WORK INSTRUCTIONS:
Please give the number of lines in the material below that contain "argtypes", and provide nothing besides that number.
================================
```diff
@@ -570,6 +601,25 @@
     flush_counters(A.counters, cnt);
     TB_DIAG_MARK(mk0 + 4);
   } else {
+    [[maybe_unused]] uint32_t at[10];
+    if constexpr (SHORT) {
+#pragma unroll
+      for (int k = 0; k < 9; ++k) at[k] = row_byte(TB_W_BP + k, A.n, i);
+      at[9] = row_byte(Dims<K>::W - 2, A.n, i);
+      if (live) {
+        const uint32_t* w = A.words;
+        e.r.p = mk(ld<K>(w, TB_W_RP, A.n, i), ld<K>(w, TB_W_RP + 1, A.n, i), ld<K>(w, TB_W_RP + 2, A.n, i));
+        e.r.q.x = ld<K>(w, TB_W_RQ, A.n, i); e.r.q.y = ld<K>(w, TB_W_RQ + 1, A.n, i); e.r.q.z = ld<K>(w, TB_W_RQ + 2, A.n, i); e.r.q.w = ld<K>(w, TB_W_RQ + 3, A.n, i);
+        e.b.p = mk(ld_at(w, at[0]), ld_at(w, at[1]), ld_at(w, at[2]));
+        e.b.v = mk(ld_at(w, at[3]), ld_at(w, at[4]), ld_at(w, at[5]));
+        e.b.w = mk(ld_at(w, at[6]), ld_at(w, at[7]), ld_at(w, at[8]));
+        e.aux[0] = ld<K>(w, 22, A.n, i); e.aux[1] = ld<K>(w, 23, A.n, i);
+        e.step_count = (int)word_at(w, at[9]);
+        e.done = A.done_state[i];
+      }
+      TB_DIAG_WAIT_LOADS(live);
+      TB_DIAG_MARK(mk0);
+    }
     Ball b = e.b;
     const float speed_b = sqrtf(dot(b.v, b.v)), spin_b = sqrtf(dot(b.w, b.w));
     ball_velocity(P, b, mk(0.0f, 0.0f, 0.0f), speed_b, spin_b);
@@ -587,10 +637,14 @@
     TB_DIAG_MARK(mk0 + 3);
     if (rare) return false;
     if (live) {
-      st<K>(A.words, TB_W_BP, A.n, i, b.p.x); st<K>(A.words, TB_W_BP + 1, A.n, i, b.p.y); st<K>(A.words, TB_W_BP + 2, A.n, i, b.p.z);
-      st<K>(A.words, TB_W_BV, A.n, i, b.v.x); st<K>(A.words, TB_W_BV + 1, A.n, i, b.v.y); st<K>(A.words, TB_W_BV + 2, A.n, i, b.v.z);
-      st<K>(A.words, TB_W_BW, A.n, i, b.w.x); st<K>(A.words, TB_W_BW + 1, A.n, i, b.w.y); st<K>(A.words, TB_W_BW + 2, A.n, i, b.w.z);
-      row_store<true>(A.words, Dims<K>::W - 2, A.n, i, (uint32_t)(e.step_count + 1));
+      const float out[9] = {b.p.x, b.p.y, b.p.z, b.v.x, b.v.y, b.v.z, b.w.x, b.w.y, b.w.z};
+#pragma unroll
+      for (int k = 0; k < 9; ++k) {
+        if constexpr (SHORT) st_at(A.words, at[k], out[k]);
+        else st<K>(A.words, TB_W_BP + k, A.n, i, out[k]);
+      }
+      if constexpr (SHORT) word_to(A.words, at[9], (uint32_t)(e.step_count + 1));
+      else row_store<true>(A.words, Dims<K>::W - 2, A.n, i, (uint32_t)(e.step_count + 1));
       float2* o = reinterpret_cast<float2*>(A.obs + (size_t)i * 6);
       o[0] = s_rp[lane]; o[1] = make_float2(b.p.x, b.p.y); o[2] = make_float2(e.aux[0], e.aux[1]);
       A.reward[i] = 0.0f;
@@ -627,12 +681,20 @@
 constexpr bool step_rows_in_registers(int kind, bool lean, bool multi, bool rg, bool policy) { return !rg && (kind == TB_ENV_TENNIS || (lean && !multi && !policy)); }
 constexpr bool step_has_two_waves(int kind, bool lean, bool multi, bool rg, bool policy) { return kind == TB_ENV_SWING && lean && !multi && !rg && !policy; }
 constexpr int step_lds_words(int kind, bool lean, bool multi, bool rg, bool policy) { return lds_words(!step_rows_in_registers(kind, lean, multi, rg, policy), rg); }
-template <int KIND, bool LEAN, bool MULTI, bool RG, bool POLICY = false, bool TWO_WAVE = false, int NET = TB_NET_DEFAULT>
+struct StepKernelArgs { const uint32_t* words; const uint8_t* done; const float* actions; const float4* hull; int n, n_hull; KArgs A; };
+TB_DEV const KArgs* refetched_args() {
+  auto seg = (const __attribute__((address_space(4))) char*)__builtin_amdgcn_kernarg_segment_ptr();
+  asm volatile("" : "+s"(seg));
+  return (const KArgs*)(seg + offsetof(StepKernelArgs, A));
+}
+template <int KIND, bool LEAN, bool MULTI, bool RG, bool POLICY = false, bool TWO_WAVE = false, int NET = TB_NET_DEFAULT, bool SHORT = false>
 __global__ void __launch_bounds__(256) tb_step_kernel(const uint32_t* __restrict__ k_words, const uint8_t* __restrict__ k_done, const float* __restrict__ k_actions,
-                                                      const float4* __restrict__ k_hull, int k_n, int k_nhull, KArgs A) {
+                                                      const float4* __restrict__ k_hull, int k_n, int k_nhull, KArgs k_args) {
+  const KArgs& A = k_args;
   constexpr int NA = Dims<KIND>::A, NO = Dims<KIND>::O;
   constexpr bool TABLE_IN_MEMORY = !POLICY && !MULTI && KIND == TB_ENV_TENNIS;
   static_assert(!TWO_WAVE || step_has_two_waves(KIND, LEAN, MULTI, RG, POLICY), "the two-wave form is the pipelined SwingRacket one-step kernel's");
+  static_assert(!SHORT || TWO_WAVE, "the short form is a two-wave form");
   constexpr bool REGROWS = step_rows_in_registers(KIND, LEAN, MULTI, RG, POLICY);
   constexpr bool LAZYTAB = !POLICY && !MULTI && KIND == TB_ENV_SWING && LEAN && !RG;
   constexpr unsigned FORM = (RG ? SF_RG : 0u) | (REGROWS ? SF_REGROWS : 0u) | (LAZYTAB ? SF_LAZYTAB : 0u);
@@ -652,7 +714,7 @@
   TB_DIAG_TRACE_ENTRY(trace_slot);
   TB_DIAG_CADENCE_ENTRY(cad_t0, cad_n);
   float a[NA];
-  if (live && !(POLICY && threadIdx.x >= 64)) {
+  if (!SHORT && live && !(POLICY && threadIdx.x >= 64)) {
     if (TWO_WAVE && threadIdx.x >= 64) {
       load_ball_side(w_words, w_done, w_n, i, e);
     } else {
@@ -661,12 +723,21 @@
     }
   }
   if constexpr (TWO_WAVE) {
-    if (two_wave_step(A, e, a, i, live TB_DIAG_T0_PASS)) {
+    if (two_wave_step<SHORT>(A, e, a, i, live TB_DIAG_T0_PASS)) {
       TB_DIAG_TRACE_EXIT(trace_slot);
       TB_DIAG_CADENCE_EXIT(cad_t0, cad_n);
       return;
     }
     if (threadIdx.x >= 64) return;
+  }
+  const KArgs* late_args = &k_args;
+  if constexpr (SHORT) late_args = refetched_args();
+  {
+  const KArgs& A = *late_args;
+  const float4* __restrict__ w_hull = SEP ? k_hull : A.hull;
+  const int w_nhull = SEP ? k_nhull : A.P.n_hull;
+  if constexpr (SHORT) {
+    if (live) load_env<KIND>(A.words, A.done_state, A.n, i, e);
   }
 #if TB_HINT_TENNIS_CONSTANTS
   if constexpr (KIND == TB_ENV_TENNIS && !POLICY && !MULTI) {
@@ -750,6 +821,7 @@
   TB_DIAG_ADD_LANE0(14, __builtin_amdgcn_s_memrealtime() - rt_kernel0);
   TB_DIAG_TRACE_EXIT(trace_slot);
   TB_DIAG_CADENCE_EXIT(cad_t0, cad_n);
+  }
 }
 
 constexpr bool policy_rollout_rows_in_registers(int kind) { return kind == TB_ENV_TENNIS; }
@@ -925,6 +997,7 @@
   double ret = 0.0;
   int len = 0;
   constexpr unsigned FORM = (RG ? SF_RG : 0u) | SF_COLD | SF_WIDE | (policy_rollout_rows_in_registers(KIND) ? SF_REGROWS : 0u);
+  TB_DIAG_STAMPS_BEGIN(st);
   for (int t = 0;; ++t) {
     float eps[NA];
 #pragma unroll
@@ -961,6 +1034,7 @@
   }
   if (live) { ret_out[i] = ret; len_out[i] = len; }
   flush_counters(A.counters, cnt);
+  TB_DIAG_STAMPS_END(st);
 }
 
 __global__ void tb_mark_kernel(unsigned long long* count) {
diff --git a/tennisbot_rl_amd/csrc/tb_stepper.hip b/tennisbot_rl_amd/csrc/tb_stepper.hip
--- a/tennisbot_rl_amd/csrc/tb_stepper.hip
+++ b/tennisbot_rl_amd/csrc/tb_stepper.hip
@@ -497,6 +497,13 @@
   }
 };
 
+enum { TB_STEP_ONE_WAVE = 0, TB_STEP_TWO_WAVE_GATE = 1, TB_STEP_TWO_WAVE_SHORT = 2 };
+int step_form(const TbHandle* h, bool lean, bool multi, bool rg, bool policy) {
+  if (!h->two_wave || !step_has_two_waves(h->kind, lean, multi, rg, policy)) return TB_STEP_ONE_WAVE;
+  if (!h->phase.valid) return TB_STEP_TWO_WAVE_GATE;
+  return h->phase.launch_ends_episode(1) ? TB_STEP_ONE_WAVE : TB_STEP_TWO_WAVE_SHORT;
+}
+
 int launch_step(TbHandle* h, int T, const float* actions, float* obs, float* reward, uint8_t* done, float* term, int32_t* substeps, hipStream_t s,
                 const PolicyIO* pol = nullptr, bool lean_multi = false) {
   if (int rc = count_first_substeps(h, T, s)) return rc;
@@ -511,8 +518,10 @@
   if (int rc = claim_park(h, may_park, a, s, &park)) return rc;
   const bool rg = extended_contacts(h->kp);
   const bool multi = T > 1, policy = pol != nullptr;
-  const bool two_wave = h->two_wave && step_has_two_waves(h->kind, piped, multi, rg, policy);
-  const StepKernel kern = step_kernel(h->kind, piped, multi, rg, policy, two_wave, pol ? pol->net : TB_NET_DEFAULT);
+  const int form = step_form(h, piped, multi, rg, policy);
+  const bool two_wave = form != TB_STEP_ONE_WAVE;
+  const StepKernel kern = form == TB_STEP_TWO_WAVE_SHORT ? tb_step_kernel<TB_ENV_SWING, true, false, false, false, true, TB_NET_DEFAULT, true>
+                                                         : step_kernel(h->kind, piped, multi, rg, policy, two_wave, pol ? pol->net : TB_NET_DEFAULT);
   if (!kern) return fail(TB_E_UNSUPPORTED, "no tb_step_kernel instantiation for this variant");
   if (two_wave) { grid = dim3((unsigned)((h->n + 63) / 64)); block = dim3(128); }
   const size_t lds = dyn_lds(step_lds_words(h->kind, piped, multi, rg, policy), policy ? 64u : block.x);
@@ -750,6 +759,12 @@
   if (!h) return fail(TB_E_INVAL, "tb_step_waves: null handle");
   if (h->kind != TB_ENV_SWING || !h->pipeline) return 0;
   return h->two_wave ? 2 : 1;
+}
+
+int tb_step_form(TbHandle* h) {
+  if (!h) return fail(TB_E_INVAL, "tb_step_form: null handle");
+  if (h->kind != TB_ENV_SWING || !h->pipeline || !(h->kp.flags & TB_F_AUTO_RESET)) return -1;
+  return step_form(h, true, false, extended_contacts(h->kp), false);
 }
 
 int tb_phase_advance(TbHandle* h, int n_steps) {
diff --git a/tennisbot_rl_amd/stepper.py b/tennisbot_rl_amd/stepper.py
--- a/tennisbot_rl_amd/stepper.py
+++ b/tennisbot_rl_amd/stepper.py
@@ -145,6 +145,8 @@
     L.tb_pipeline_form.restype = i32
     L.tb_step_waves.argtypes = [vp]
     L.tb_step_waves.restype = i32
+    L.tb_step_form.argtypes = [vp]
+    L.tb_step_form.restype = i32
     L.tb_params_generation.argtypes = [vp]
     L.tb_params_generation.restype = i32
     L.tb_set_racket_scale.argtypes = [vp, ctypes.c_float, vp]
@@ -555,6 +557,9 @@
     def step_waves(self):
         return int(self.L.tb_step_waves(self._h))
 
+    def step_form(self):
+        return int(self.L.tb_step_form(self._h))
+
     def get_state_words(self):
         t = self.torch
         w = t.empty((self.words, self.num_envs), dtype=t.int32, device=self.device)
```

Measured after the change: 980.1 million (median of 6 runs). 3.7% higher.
================================
ANSWER SECTION:
4